Shinjuku Gyoen National Garden Tokyo
© wikipedia.orgShinjuku Gyoen National Garden
A former Tokyo park employee has been fined for failing to charge more than 160,000 foreign visitors across two years after one customer yelled at him, leaving him "traumatized", The Japan Times reports.

The former admission officer, 71, failed to collect the 200 yen ($1.76) entrance fee for Tokyo's Shinjuku Gyoen park, famed for its stunning springtime cherry blossoms, from foreigners between 2014 and 2016. The lost revenue amounts to a total of 32,000,000 yen ($282,000).

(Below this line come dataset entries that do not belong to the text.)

template <int DEG, int KS, bool FUSE_ADAM, bool COLOR_ONLY = false>
__global__ __launch_bounds__(256) void k_project_bwd_lds(
    CamK cam, int N, float* __restrict__ means, float* __restrict__ log_scales,
    float* __restrict__ quats, float* __restrict__ opac_logit, float* __restrict__ sh,
    const float* __restrict__ splats, const int32_t* __restrict__ group_base,
    const float* __restrict__ partials, float* __restrict__ v_means,
    float* __restrict__ v_log_scales, float* __restrict__ v_quats,
    float* __restrict__ v_opac_logit, float* __restrict__ v_sh, float* __restrict__ v_xy,
    AdamK ad_in, float* __restrict__ exp_avg, float* __restrict__ exp_avg_sq, NextView nx) {
  if (ad_in.guard && ad_in.guard[1]) {
    if (COLOR_ONLY && blockIdx.x == 0 && threadIdx.x == 0) v_sh[3 * (size_t)N + 3] = 1.f;
    return;
  }
  const AdamK ad = FUSE_ADAM ? adam_resolve(ad_in) : ad_in;
  constexpr int K = (DEG + 1) * (DEG + 1);
  static_assert(KS >= K && (3 * KS) % 4 == 0, "storage must hold the active degree in whole float4s");
  static_assert(256 * (3 * KS + 4) * sizeof(float) >= sizeof(GroupScan), "the group scan of the front prefetch reuses the SH image");
  constexpr int ROW = 3 * KS, RS = ROW + 4, F4 = ROW / 4;
  extern __shared__ float4 lds4[];
  float* lds = reinterpret_cast<float*>(lds4);
  const int tid = threadIdx.x;
  const int g0 = blockIdx.x * 256;
  const int g = g0 + tid;
  const int nrows = min(256, N - g0);
  const size_t blk = (size_t)g0 * ROW;

  static_assert(256 * (3 * KS + 4) * sizeof(float) >= sizeof(RunScan), "the run scan reuses the SH image");
  float v[10];
  group_sum_partials(splats, group_base, partials, g, N, v, *reinterpret_cast<RunScan*>(lds4), cam.long_run);
  {
    const int nf = nrows * F4;
    for (int f0 = tid; f0 < nf; f0 += 256 * 4) {
      float4 t[4];
#pragma unroll
      for (int u = 0; u < 4; u++)
        if (f0 + 256 * u < nf) {
          const float* src = sh + blk + 4 * (size_t)(f0 + 256 * u);
          t[u] = FUSE_ADAM ? ld4(src) : ld4_nt(src);
        }
#pragma unroll
      for (int u = 0; u < 4; u++) {
        const int f = f0 + 256 * u;
        if (f < nf) { const int row = f / F4, c4 = f - row * F4; st4(lds + row * RS + 4 * c4, t[u]); }
      }
    }
  }
  __syncthreads();

  float vm[3] = {0.f, 0.f, 0.f}, vls[3] = {0.f, 0.f, 0.f}, vq[4] = {0.f, 0.f, 0.f, 0.f};
  float m[3] = {0.f, 0.f, 0.f}, ls[3] = {0.f, 0.f, 0.f}, q[4] = {1.f, 0.f, 0.f, 0.f};
  float ol = 0.f, vol = 0.f;
  if constexpr (COLOR_ONLY) {
    if (g == 0) {
      v_sh[3 * (size_t)N] = cam.campos[0]; v_sh[3 * (size_t)N + 1] = cam.campos[1];
      v_sh[3 * (size_t)N + 2] = cam.campos[2]; v_sh[3 * (size_t)N + 3] = 0.f;
    }
  }
  if (g < N) {
    m[0] = means[3 * g]; m[1] = means[3 * g + 1]; m[2] = means[3 * g + 2];
    ol = opac_logit[g];
    vol = v[3] * sigmoid_deriv(ol);
    float dx = m[0] - cam.campos[0], dy = m[1] - cam.campos[1], dz = m[2] - cam.campos[2];
    const float inv = 1.0f / sqrtf(dx * dx + dy * dy + dz * dz);
    const float d[3] = {dx * inv, dy * inv, dz * inv};
    float Y[16];
    sh_basis<DEG>(d[0], d[1], d[2], Y);
    float* row = lds + tid * RS;
    float ck[ROW];
#pragma unroll
    for (int i = 0; i < F4; i++) {
      const float4 t = ld4(row + 4 * i);
      ck[4 * i] = t.x; ck[4 * i + 1] = t.y; ck[4 * i + 2] = t.z; ck[4 * i + 3] = t.w;
    }
    float col[3] = {0.5f, 0.5f, 0.5f};
#pragma unroll
    for (int k = 0; k < K; k++)
#pragma unroll
      for (int ch = 0; ch < 3; ch++) col[ch] += Y[k] * ck[3 * k + ch];
    float vr[3];
#pragma unroll
    for (int ch = 0; ch < 3; ch++) vr[ch] = (col[ch] > 0.f) ? v[7 + ch] : 0.f;
    if constexpr (DEG >= 1) {
      float dY[K][3];
      sh_basis_grad<DEG>(d[0], d[1], d[2], dY);
      float vd[3] = {0.f, 0.f, 0.f};
#pragma unroll
      for (int k = 1; k < K; k++) {
        const float s = ck[3 * k] * vr[0] + ck[3 * k + 1] * vr[1] + ck[3 * k + 2] * vr[2];
        vd[0] += dY[k][0] * s; vd[1] += dY[k][1] * s; vd[2] += dY[k][2] * s;
      }
      const float dot = d[0] * vd[0] + d[1] * vd[1] + d[2] * vd[2];
#pragma unroll
      for (int j = 0; j < 3; j++) vm[j] += (vd[j] - d[j] * dot) * inv;
    }
    if constexpr (COLOR_ONLY) { v_sh[3 * g] = vr[0]; v_sh[3 * g + 1] = vr[1]; v_sh[3 * g + 2] = vr[2]; }
#pragma unroll
    for (int i = 0; i < (COLOR_ONLY ? 0 : F4); i++) {
      float4 t;
      t.x = (4 * i) / 3 < K ? Y[(4 * i) / 3] * vr[(4 * i) % 3] : 0.f;
      t.y = (4 * i + 1) / 3 < K ? Y[(4 * i + 1) / 3] * vr[(4 * i + 1) % 3] : 0.f;
      t.z = (4 * i + 2) / 3 < K ? Y[(4 * i + 2) / 3] * vr[(4 * i + 2) % 3] : 0.f;
      t.w = (4 * i + 3) / 3 < K ? Y[(4 * i + 3) / 3] * vr[(4 * i + 3) % 3] : 0.f;
      st4(row + 4 * i, t);
    }
    if (splats[(size_t)g * TGS_SPLAT_FLOATS + 4] > 0.f) {
      ls[0] = log_scales[3 * g]; ls[1] = log_scales[3 * g + 1]; ls[2] = log_scales[3 * g + 2];
      const float4 q4 = ld4(quats + 4 * (size_t)g);
      q[0] = q4.x; q[1] = q4.y; q[2] = q4.z; q[3] = q4.w;
      geom_bwd(cam, m, ls, q, v, vm, vls, vq);
    } else if (FUSE_ADAM) {
      ls[0] = log_scales[3 * g]; ls[1] = log_scales[3 * g + 1]; ls[2] = log_scales[3 * g + 2];
      const float4 q4 = ld4(quats + 4 * (size_t)g);
      q[0] = q4.x; q[1] = q4.y; q[2] = q4.z; q[3] = q4.w;
    }
    if (v_xy) { v_xy[2 * g] = v[0]; v_xy[2 * g + 1] = v[1]; }
    if constexpr (!FUSE_ADAM) {
      v_means[3 * g] = vm[0]; v_means[3 * g + 1] = vm[1]; v_means[3 * g + 2] = vm[2];
      v_log_scales[3 * g] = vls[0]; v_log_scales[3 * g + 1] = vls[1]; v_log_scales[3 * g + 2] = vls[2];
      st4(v_quats + 4 * (size_t)g, make_float4(vq[0], vq[1], vq[2], vq[3]));
      v_opac_logit[g] = vol;
    } else {
      float* ea = exp_avg; float* es = exp_avg_sq;
#pragma unroll
      for (int j = 0; j < 3; j++) {
        const long long e = 3ll * g + j;
        float pm = m[j], M = ea[e], V = es[e];
        adam1(ad, ad.lr_means, pm, vm[j], M, V);
        means[3 * g + j] = pm; ea[e] = M; es[e] = V;
        m[j] = pm;
      }
#pragma unroll
      for (int j = 0; j < 3; j++) {
        const long long e = ad.e_means + 3ll * g + j;
        float pl = ls[j], M = ea[e], V = es[e];
        adam1(ad, ad.lr_scales, pl, vls[j], M, V);
        log_scales[3 * g + j] = pl; ea[e] = M; es[e] = V;
        ls[j] = pl;
      }
      {
        const long long e = ad.e_scales + 4ll * g;
        float4 M = ld4_nt(ea + e), V = ld4_nt(es + e);
        float4 Q = make_float4(q[0], q[1], q[2], q[3]);
        adam1(ad, ad.lr_quats, Q.x, vq[0], M.x, V.x); adam1(ad, ad.lr_quats, Q.y, vq[1], M.y, V.y);
        adam1(ad, ad.lr_quats, Q.z, vq[2], M.z, V.z); adam1(ad, ad.lr_quats, Q.w, vq[3], M.w, V.w);
        st4_nt(quats + 4 * (size_t)g, Q); st4_nt(ea + e, M); st4_nt(es + e, V);
        q[0] = Q.x; q[1] = Q.y; q[2] = Q.z; q[3] = Q.w;
      }
      {
        const long long e = ad.e_quats + g;
        float po = ol, M = ea[e], V = es[e];
        adam1(ad, ad.lr_opac, po, vol, M, V);
        opac_logit[g] = po; ea[e] = M; es[e] = V;
        ol = po;
      }
    }
  }
  if constexpr (COLOR_ONLY) return;
  __syncthreads();
  const int nf = nrows * F4;
  for (int f0 = tid; f0 < nf; f0 += 256 * 2) {
    if constexpr (!FUSE_ADAM) {
#pragma unroll
      for (int u = 0; u < 2; u++) {
        const int f = f0 + 256 * u;
        if (f < nf) { const int row = f / F4, c4 = f - row * F4; st4(v_sh + blk + 4 * (size_t)f, ld4(lds + row * RS + 4 * c4)); }
      }
    } else {
      float4 P[2], M[2], V[2];
#pragma unroll
      for (int u = 0; u < 2; u++) {
        const int f = f0 + 256 * u;
        if (f < nf) {
          const size_t e = blk + 4 * (size_t)f;
          P[u] = ld4_nt(sh + e); M[u] = ld4_nt(exp_avg + ad.e_opac + e); V[u] = ld4_nt(exp_avg_sq + ad.e_opac + e);
        }
      }
#pragma unroll
      for (int u = 0; u < 2; u++) {
        const int f = f0 + 256 * u;
        if (f < nf) {
          const int row = f / F4, c4 = f - row * F4;
          const float4 G = ld4(lds + row * RS + 4 * c4);
          const size_t e = blk + 4 * (size_t)f;
          const int c = 4 * c4;
          adam1(ad, c < 3 ? ad.lr_dc : ad.lr_rest, P[u].x, G.x, M[u].x, V[u].x);
          adam1(ad, c + 1 < 3 ? ad.lr_dc : ad.lr_rest, P[u].y, G.y, M[u].y, V[u].y);
          adam1(ad, c + 2 < 3 ? ad.lr_dc : ad.lr_rest, P[u].z, G.z, M[u].z, V[u].z);
          adam1(ad, ad.lr_rest, P[u].w, G.w, M[u].w, V[u].w);
          st4_nt(sh + e, P[u]); st4_nt(exp_avg + ad.e_opac + e, M[u]); st4_nt(exp_avg_sq + ad.e_opac + e, V[u]);
          if (nx.colors) st4(lds + row * RS + 4 * c4, P[u]);
        }
      }
    }
  }
  if constexpr (FUSE_ADAM) {
    if (nx.colors) {
      __syncthreads();
      float rgb[3] = {0.f, 0.f, 0.f};
      if (g < N) {
        sh_color<DEG>(m, nx.campos, lds + tid * RS, rgb);
        nx.colors[3 * g] = rgb[0]; nx.colors[3 * g + 1] = rgb[1]; nx.colors[3 * g + 2] = rgb[2];
      }
      if (nx.fr.splats) {
        __syncthreads();
        project_fwd_core<true>(nx.fr.cam, N, g, m, ls, q, ol, rgb, nx.fr.splats, nx.fr.radii, nx.fr.group_base,
                               nx.fr.tile_count, nx.fr.rank, nx.fr.status, nx.fr.capacity, nx.fr.sticky,
                               reinterpret_cast<GroupScan*>(lds4));
      }
      if (g == 0) *nx.tag = nx.tag_value;
    }
  }
}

The man said he stopped asking foreign nationals for payments after he was once "shouted at" by a foreigner because he didn't speak good English and afterwards felt too intimidated to speak to non-Japanese visitors, Shankei Shimbun reports.


The man admitted to issuing tickets for free to foreign visitors "who did not seem to him prepared to pay fees", later cancelling them from the ticketing system in an effort to balance the books.

His ruse was rumbled after another employee eventually noticed that the number of printed tickets didn't match the recorded number of visitors in the park database.

The park worker subsequently resigned and offered to return half of his retirement fund, approximately 300,000 yen, but was instead fined 10 percent of one month's salary by the environment ministry, which manages the park, reports NHK.

About 2 million people visited the park last year, Japan Today reports.